What to produce: Starting at the first line of the data below, retype every line up to and including the one containing "# ... 95 lines not shown".

The data:
_MM = np.dtype([("ref_off", "<u2"), ("base", "u1"), ("rsv", "u1")])
MATE_DTYPE = np.dtype([
    ("pos0", "<u4"), ("flag", "<u2"), ("ref", "u1"), ("nh", "u1"),
    ("nm", "u1"), ("n_cig", "u1"), ("n_mm", "u1"), ("n_ins", "u1"),
# ... 95 lines not shown
                                     C.POINTER(C.c_int64)]),
    "gk_variant_count": (C.c_int, [C.c_void_p, C.c_void_p, C.c_uint64, C.c_int64, C.c_uint64, C.c_uint64]),
    "gk_variant_count_range": (C.c_int, [C.c_void_p, C.c_void_p, C.c_uint64, C.c_int64, C.c_uint64, C.c_uint64,
                                         C.c_int32, C.c_int32]),
    "gk_variant_surviving": (C.c_int, [C.c_void_p, C.c_void_p, C.c_uint64, C.c_uint64, C.c_int64, C.c_void_p,
                                       C.c_void_p, C.c_void_p, C.POINTER(C.c_int64)]),
    "gk_variant_surviving_gene": (C.c_int, [C.c_void_p, C.c_void_p, C.c_uint64, C.c_uint64, C.c_int32, C.c_int32, C.c_int32,
                                            C.c_int64, C.c_void_p, C.c_void_p, C.c_void_p, C.POINTER(C.c_int64)]),
    "gk_sample_prepare": (C.c_int, [C.c_void_p, C.c_void_p, C.c_int32, C.c_uint64, C.c_uint64, C.c_uint64, C.c_void_p]),
    "gk_sample_prepare_all": (C.c_int, [C.c_void_p, C.c_void_p, C.c_int32, C.c_uint64, C.c_uint64, C.c_uint64, C.c_void_p,
                                       C.c_int64, C.c_void_p, C.c_void_p, C.c_void_p, C.POINTER(C.c_int64), C.c_void_p]),
    "gk_variant_correct": (C.c_int, [C.c_void_p, C.c_void_p, C.c_uint64, C.c_uint64]),
    "gk_compat": (C.c_int, [C.c_void_p, C.c_void_p, C.c_uint64, C.c_int64, C.c_uint64, C.c_int32, C.c_int32,
                            C.c_uint64, C.c_int32, C.c_int32, C.c_int32, C.c_uint64, C.c_uint64, C.c_uint64]),
    "gk_lut_create": (C.c_int, [C.c_void_p, C.c_int32, C.POINTER(C.c_void_p)]),
    "gk_lut_destroy": (C.c_int, [C.c_void_p]),
    "gk_lut_collect": (C.c_int, [C.c_void_p, C.c_uint64, C.c_int64]),
    "gk_lut_pending": (C.c_int, [C.c_void_p, C.POINTER(C.c_int32), C.POINTER(C.c_int32)]),
    "gk_lut_export": (C.c_int, [C.c_void_p, C.c_int32, C.c_int32, C.c_void_p]),
    "gk_lut_define": (C.c_int, [C.c_void_p, C.c_int32, C.c_int32, C.c_void_p]),
    "gk_lut_apply": (C.c_int, [C.c_void_p, C.c_uint64, C.c_uint64, C.c_int64]),
    "gk_bam_open": (C.c_int, [C.c_char_p, C.c_int32, C.POINTER(C.c_void_p)]),
    "gk_bam_close": (C.c_int, [C.c_void_p]),
    "gk_bam_info": (C.c_int, [C.c_void_p, C.POINTER(C.c_int64), C.POINTER(C.c_int64), C.POINTER(C.c_int32)]),
    "gk_bam_header": (C.c_int, [C.c_void_p, C.c_char_p, C.c_int64]),
    "gk_bam_pileup": (C.c_int, [C.c_void_p, C.c_void_p, C.c_int32, C.c_void_p]),
    "gk_bam_pileup_sites": (C.c_int, [C.c_char_p, C.c_void_p, C.c_int64, C.c_void_p, C.c_void_p, C.c_int64, C.c_void_p,
                                      C.c_void_p]),
    "gk_sam_name_keys": (C.c_int, [C.c_char_p, C.c_int64, C.c_void_p, C.c_int64, C.c_void_p]),
    "gk_bam_write_lines_tagged": (C.c_int, [C.c_char_p, C.c_char_p, C.c_int64, C.c_char_p, C.c_int64, C.c_char_p,
                                            C.c_int64, C.c_void_p, C.c_void_p, C.c_int64, C.c_void_p, C.c_int32,
                                            C.c_int32]),
    "gk_novel_assign": (C.c_int, [C.c_void_p, C.c_uint64, C.c_int64, C.c_int32, C.c_void_p, C.c_int32, C.c_uint64,
                                  C.c_void_p, C.c_void_p, C.c_void_p]),
    "gk_novel_confusion": (C.c_int, [C.c_void_p, C.c_void_p, C.c_uint64, C.c_int64, C.c_uint64, C.c_uint64, C.c_int32,
                                     C.c_int32, C.c_uint64, C.c_void_p, C.c_void_p, C.c_int32, C.c_int32, C.c_void_p,
                                     C.c_int64, C.c_void_p, C.c_void_p, C.c_void_p, C.c_void_p, C.POINTER(C.c_int64)]),
    "gk_bam_write": (C.c_int, [C.c_char_p, C.c_char_p, C.c_int64, C.c_int32]),
    "gk_bam_write_lines": (C.c_int, [C.c_char_p, C.c_char_p, C.c_int64, C.c_char_p, C.c_int64, C.c_void_p, C.c_int64,
                                     C.c_int32]),
    "gk_json_write_reads": (C.c_int, [C.c_char_p, C.c_char_p, C.c_int64, C.c_void_p, C.c_int64, C.c_void_p, C.c_int64,
                                      C.c_void_p, C.c_void_p, C.c_void_p, C.c_int64, C.c_void_p, C.c_int32,
                                      C.c_void_p, C.c_void_p]),
    "gk_bam_pack": (C.c_int, [C.c_void_p, C.c_void_p]),
    "gk_bam_next": (C.c_int, [C.c_void_p, C.c_void_p, C.c_int64, C.POINTER(C.c_int64)]),
    "gk_compat_log": (C.c_int, [C.c_void_p, C.c_void_p, C.c_uint64, C.c_int64, C.c_uint64, C.c_int32, C.c_int32,
                                C.c_uint64, C.c_int32, C.c_int32, C.c_int32, C.c_void_p, C.c_uint64]),
    "gk_maxsum": (C.c_int, [C.c_void_p, C.c_uint64, C.c_int64, C.c_int64, C.c_void_p, C.c_int32, C.c_int32,
                            C.c_void_p, C.c_int32, C.c_void_p]),
    "gk_fraction": (C.c_int, [C.c_void_p, C.c_uint64, C.c_int64, C.c_int64, C.c_void_p, C.c_int32, C.c_int32,
                              C.c_void_p]),
    "gk_setmax": (C.c_int, [C.c_void_p, C.c_uint64, C.c_int64, C.c_int64, C.c_void_p, C.c_int32, C.c_int32,
                            C.c_uint64]),
    "gk_packer_create": (C.c_int, [C.c_void_p, C.c_int32, C.c_void_p, C.c_int32, C.POINTER(C.c_void_p)]),
    "gk_packer_destroy": (C.c_int, [C.c_void_p]),
    "gk_packer_feed": (C.c_int, [C.c_void_p, C.c_char_p, C.c_size_t, C.c_int32]),
    "gk_packer_counts": (C.c_int, [C.c_void_p, C.POINTER(C.c_int64), C.POINTER(C.c_int64), C.POINTER(C.c_int64),
                                   C.POINTER(C.c_int64), C.POINTER(C.c_int64)]),
    "gk_packer_error": (C.c_int, [C.c_void_p, C.POINTER(C.c_int32), C.POINTER(C.c_int64)]),
    "gk_packer_records": (C.c_int, [C.c_void_p, C.c_void_p, C.c_void_p]),
    "gk_packer_set_output": (C.c_int, [C.c_void_p, C.c_void_p, C.c_int64]),
    "gk_packer_spilled": (C.c_int, [C.c_void_p, C.POINTER(C.c_int64)]),
    "gk_packer_spill_records": (C.c_int, [C.c_void_p, C.c_void_p, C.c_void_p]),
    "gk_packer_string": (C.c_char_p, [C.c_void_p, C.c_int64]),
    "gk_depth": (C.c_int, [C.c_void_p, C.c_void_p, C.c_uint64, C.c_int32, C.c_void_p, C.c_int32, C.c_void_p]),
    "gk_depth_compact": (C.c_int, [C.c_void_p, C.c_void_p, C.c_uint64, C.c_int32, C.c_void_p, C.c_int32, C.c_void_p]),
    "gk_depth_weighted": (C.c_int, [C.c_void_p, C.c_void_p, C.c_uint64, C.c_uint64, C.c_int32, C.c_void_p, C.c_int32, C.c_uint64,
                                    C.c_int64, C.c_int32, C.c_void_p, C.c_void_p, C.c_void_p, C.c_void_p, C.c_void_p]),
    "gk_depth_write_tsv": (C.c_int, [C.c_char_p, C.c_void_p, C.c_void_p, C.c_int32, C.c_void_p]),
    "gk_cn_fit": (C.c_int, [C.c_void_p, C.c_void_p, C.c_void_p, C.c_int32, C.c_void_p, C.c_int32, C.c_void_p,
                            C.c_int32, C.c_int32, C.c_double, C.c_void_p]),
    "gk_cn_assign": (C.c_int, [C.c_void_p, C.c_void_p, C.c_int32, C.c_double, C.c_void_p, C.c_int32, C.c_int32,
                               C.c_double, C.c_void_p]),
    "gk_em_sets": (C.c_int, [C.c_void_p, C.c_void_p, C.c_uint64, C.c_int64, C.c_int32, C.c_int32, C.c_uint64,
                             C.c_int32, C.c_uint64]),
    "gk_em_distinct": (C.c_int, [C.c_void_p, C.c_uint64, C.c_int64, C.c_int32, C.c_int32, C.c_void_p, C.c_void_p,
                                 C.POINTER(C.c_int32)]),
    "gk_compat_log_miss_cols": (C.c_int, [C.c_void_p, C.c_void_p, C.c_uint64, C.c_int64, C.c_uint64, C.c_int32, C.c_int32,
                                          C.c_uint64, C.c_int32, C.c_int32, C.c_int32, C.c_void_p, C.c_void_p, C.c_int32,
                                          C.c_uint64, C.c_uint64, C.c_int64, C.c_uint64]),
    "gk_compat_log_miss_narrow": (C.c_int, [C.c_void_p, C.c_void_p, C.c_uint64, C.c_int64, C.c_uint64, C.c_int32, C.c_int32,
                                            C.c_uint64, C.c_int32, C.c_int32, C.c_int32, C.c_void_p, C.c_void_p, C.c_int32,
                                            C.c_uint64, C.c_uint64, C.c_int64, C.c_uint64, C.c_uint64]),
    "gk_compat_log_miss": (C.c_int, [C.c_void_p, C.c_void_p, C.c_uint64, C.c_int64, C.c_uint64, C.c_int32, C.c_int32,
                                     C.c_uint64, C.c_int32, C.c_int32, C.c_int32, C.c_void_p, C.c_uint64, C.c_uint64,
                                     C.c_int64, C.c_uint64]),
    "gk_miss_colsum": (C.c_int, [C.c_void_p, C.c_uint64, C.c_int64, C.c_int32, C.c_uint64]),
    "gk_compat_index": (C.c_int, [C.c_void_p, C.c_void_p, C.c_uint64, C.c_int64, C.c_uint64, C.c_int32, C.c_int32,
                                  C.c_uint64, C.c_int32, C.c_int32, C.c_int32, C.c_void_p, C.c_uint64, C.c_uint64,
                                  C.c_int64, C.c_uint64]),
    "gk_expand_index": (C.c_int, [C.c_void_p, C.c_void_p, C.c_uint64, C.c_int64, C.c_int64, C.c_int32, C.c_uint64,
                                  C.c_int64]),
    "gk_bound_step": (C.c_int, [C.c_void_p, C.c_uint64, C.c_int64, C.c_int64, C.c_uint64, C.c_void_p, C.c_int32,
                                C.c_int32, C.c_void_p, C.c_int32, C.c_void_p, C.c_int32, C.c_int32, C.c_void_p,
                                C.c_void_p, C.c_void_p]),
    "gk_setsum": (C.c_int, [C.c_void_p, C.c_uint64, C.c_int64, C.c_int64, C.c_void_p, C.c_int32, C.c_int32,
                            C.c_void_p, C.c_void_p]),
    "gk_search_run": (C.c_int, [C.c_void_p, C.c_uint64, C.c_int64, C.c_int64, C.c_int32, C.c_uint64, C.c_int64,
                                C.c_uint64, C.c_void_p, C.c_int32, C.c_int32, C.c_int32, C.c_void_p, C.c_void_p,
                                C.POINTER(C.c_void_p)]),
    "gk_sample_search": (C.c_int, [C.c_void_p, C.c_void_p, C.c_int32, C.c_void_p, C.c_uint64, C.c_void_p, C.c_void_p,
                                   C.c_int32, C.c_void_p, C.c_void_p, C.c_void_p]),
    "gk_lut_resolve": (C.c_int, [C.c_void_p, C.c_void_p, C.POINTER(C.c_int32), C.POINTER(C.c_int32),
                                 C.POINTER(C.c_int32)]),
    "gk_sample_prepare_exon": (C.c_int, [C.c_void_p, C.c_void_p, C.c_int32, C.c_uint64, C.c_uint64, C.c_uint64, C.c_void_p,
                                         C.c_int64, C.c_void_p, C.c_void_p, C.c_void_p, C.POINTER(C.c_int64)]),
    "gk_sample_prepare_exon_from": (C.c_int, [C.c_void_p, C.c_void_p, C.c_int32, C.c_uint64, C.c_uint64, C.c_uint64, C.c_void_p,
                                              C.c_int64, C.c_void_p, C.c_void_p, C.c_void_p, C.POINTER(C.c_int64), C.c_uint64]),
    "gk_sample_em": (C.c_int, [C.c_void_p, C.c_void_p, C.c_void_p, C.c_int32, C.c_int32, C.c_double, C.c_void_p, C.c_void_p]),
    "gk_mates_compact": (C.c_int, [C.c_void_p, C.c_uint64, C.c_int64, C.POINTER(C.c_uint64), C.POINTER(C.c_int64)]),
    "gk_mates_expand": (C.c_int, [C.c_void_p, C.c_uint64, C.c_int64, C.c_uint64]),
    "gk_mates_compact_size": (C.c_int, [C.c_void_p, C.c_int64, C.c_int32, C.POINTER(C.c_int64)]),
    "gk_mates_compact_host": (C.c_int, [C.c_void_p, C.c_int64, C.c_int32, C.c_void_p, C.c_int64]),
    "gk_compat_patch": (C.c_int, [C.c_void_p, C.c_void_p, C.c_uint64, C.c_int64, C.c_int32, C.c_uint64, C.c_int64, C.c_uint64]),
    "gk_lut_resolve_stored": (C.c_int, [C.c_void_p, C.c_void_p, C.POINTER(C.c_int32), C.POINTER(C.c_int32),
                                        C.POINTER(C.c_int32)]),
    "gk_lut_known": (C.c_int, [C.c_void_p, C.POINTER(C.c_int32)]),
    "gk_search_steps": (C.c_int, [C.c_void_p, C.POINTER(C.c_int32)]),
    "gk_search_info": (C.c_int, [C.c_void_p, C.c_int32, C.POINTER(C.c_int32), C.POINTER(C.c_int64),
                                 C.POINTER(C.c_int32)]),
    "gk_search_copy": (C.c_int, [C.c_void_p, C.c_int32, C.c_void_p, C.c_void_p, C.c_void_p, C.c_void_p]),
    "gk_search_export": (C.c_int, [C.c_void_p, C.c_int32, C.c_void_p, C.c_void_p, C.c_void_p, C.c_void_p, C.c_void_p, C.c_void_p]),
    "gk_search_colsum": (C.c_int, [C.c_void_p, C.c_void_p]),
    "gk_search_log": (C.c_int, [C.c_void_p, C.c_void_p, C.c_int64, C.POINTER(C.c_int64)]),
    "gk_search_destroy": (C.c_int, [C.c_void_p]),
    "gk_site_verdict_tallies": (C.c_int, [C.c_void_p, C.c_int64, C.c_void_p, C.c_int64, C.c_void_p, C.c_void_p, C.c_void_p,
                                         C.c_int64, C.c_int32, C.POINTER(C.c_int32)]),
    "gk_site_verdict_genes": (C.c_int, [C.c_void_p, C.c_int64, C.c_void_p, C.c_int64, C.c_void_p, C.c_void_p, C.c_void_p,
                                       C.c_void_p, C.c_int32, C.c_void_p, C.c_void_p]),
    "gk_site_verdict": (C.c_int, [C.c_void_p, C.c_void_p, C.c_void_p, C.c_void_p, C.c_int64, C.c_int32,
                                  C.POINTER(C.c_int32)]),
    "gk_comm_unique_id": (C.c_int, [C.c_void_p, C.c_size_t]),
    "gk_comm_create": (C.c_int, [C.c_void_p, C.c_void_p, C.c_size_t, C.c_int32, C.c_int32, C.POINTER(C.c_void_p)]),
    "gk_comm_destroy": (C.c_int, [C.c_void_p]),
    "gk_allgather_f64": (C.c_int, [C.c_void_p, C.c_void_p, C.c_void_p, C.c_int64]),
    "gk_allreduce_max_f64": (C.c_int, [C.c_void_p, C.c_void_p, C.c_int64]),
    "gk_comm_barrier": (C.c_int, [C.c_void_p]),
    "gk_host_alloc": (C.c_int, [C.c_size_t, C.POINTER(C.c_void_p)]),
    "gk_host_free": (C.c_int, [C.c_void_p]),
    "gk_h2d_async": (C.c_int, [C.c_void_p, C.c_uint64, C.c_void_p, C.c_size_t]),
    "gk_em_run": (C.c_int, [C.c_void_p, C.c_void_p, C.c_void_p, C.c_int32, C.c_int32, C.c_int32, C.c_int32,
                            C.c_double, C.c_void_p, C.POINTER(C.c_int32)]),
    "gk_em_bootstrap": (C.c_int, [C.c_void_p, C.c_void_p, C.c_int32, C.c_int32, C.c_uint64, C.c_int32, C.c_double,
                                  C.c_void_p, C.c_void_p, C.c_void_p]),
    "gk_boot_row_counts": (C.c_int, [C.c_void_p, C.c_int64, C.c_int32, C.c_int32, C.c_uint64, C.c_uint32, C.c_uint64,
                                     C.c_int64]),
    "gk_weighted_sums": (C.c_int, [C.c_void_p, C.c_uint64, C.c_int64, C.c_int64, C.c_int32, C.c_uint64, C.c_int64, C.c_int32,
                                   C.c_void_p]),
    "gk_call_fit": (C.c_int, [C.c_void_p, C.c_uint64, C.c_int64, C.c_int64, C.c_int32, C.c_void_p, C.c_int32, C.c_void_p,
                              C.c_void_p, C.c_void_p, C.c_uint64]),
    "gk_call_fit_extra": (C.c_int, [C.c_void_p, C.c_uint64, C.c_int64, C.c_int64, C.c_int32, C.c_uint64, C.c_void_p]),
    "gk_call_coverage": (C.c_int, [C.c_void_p, C.c_void_p, C.c_uint64, C.c_uint64, C.c_uint64, C.c_int64, C.c_uint64, C.c_int64,
                                   C.c_int32, C.c_void_p, C.c_int32, C.c_int32, C.c_int64, C.c_void_p]),
}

Exercise answer:
_MM = np.dtype([("ref_off", "<u2"), ("base", "u1"), ("rsv", "u1")])
MATE_DTYPE = np.dtype([
    ("pos0", "<u4"), ("flag", "<u2"), ("ref", "u1"), ("nh", "u1"),
    ("nm", "u1"), ("n_cig", "u1"), ("n_mm", "u1"), ("n_ins", "u1"),
# ... 95 lines not shown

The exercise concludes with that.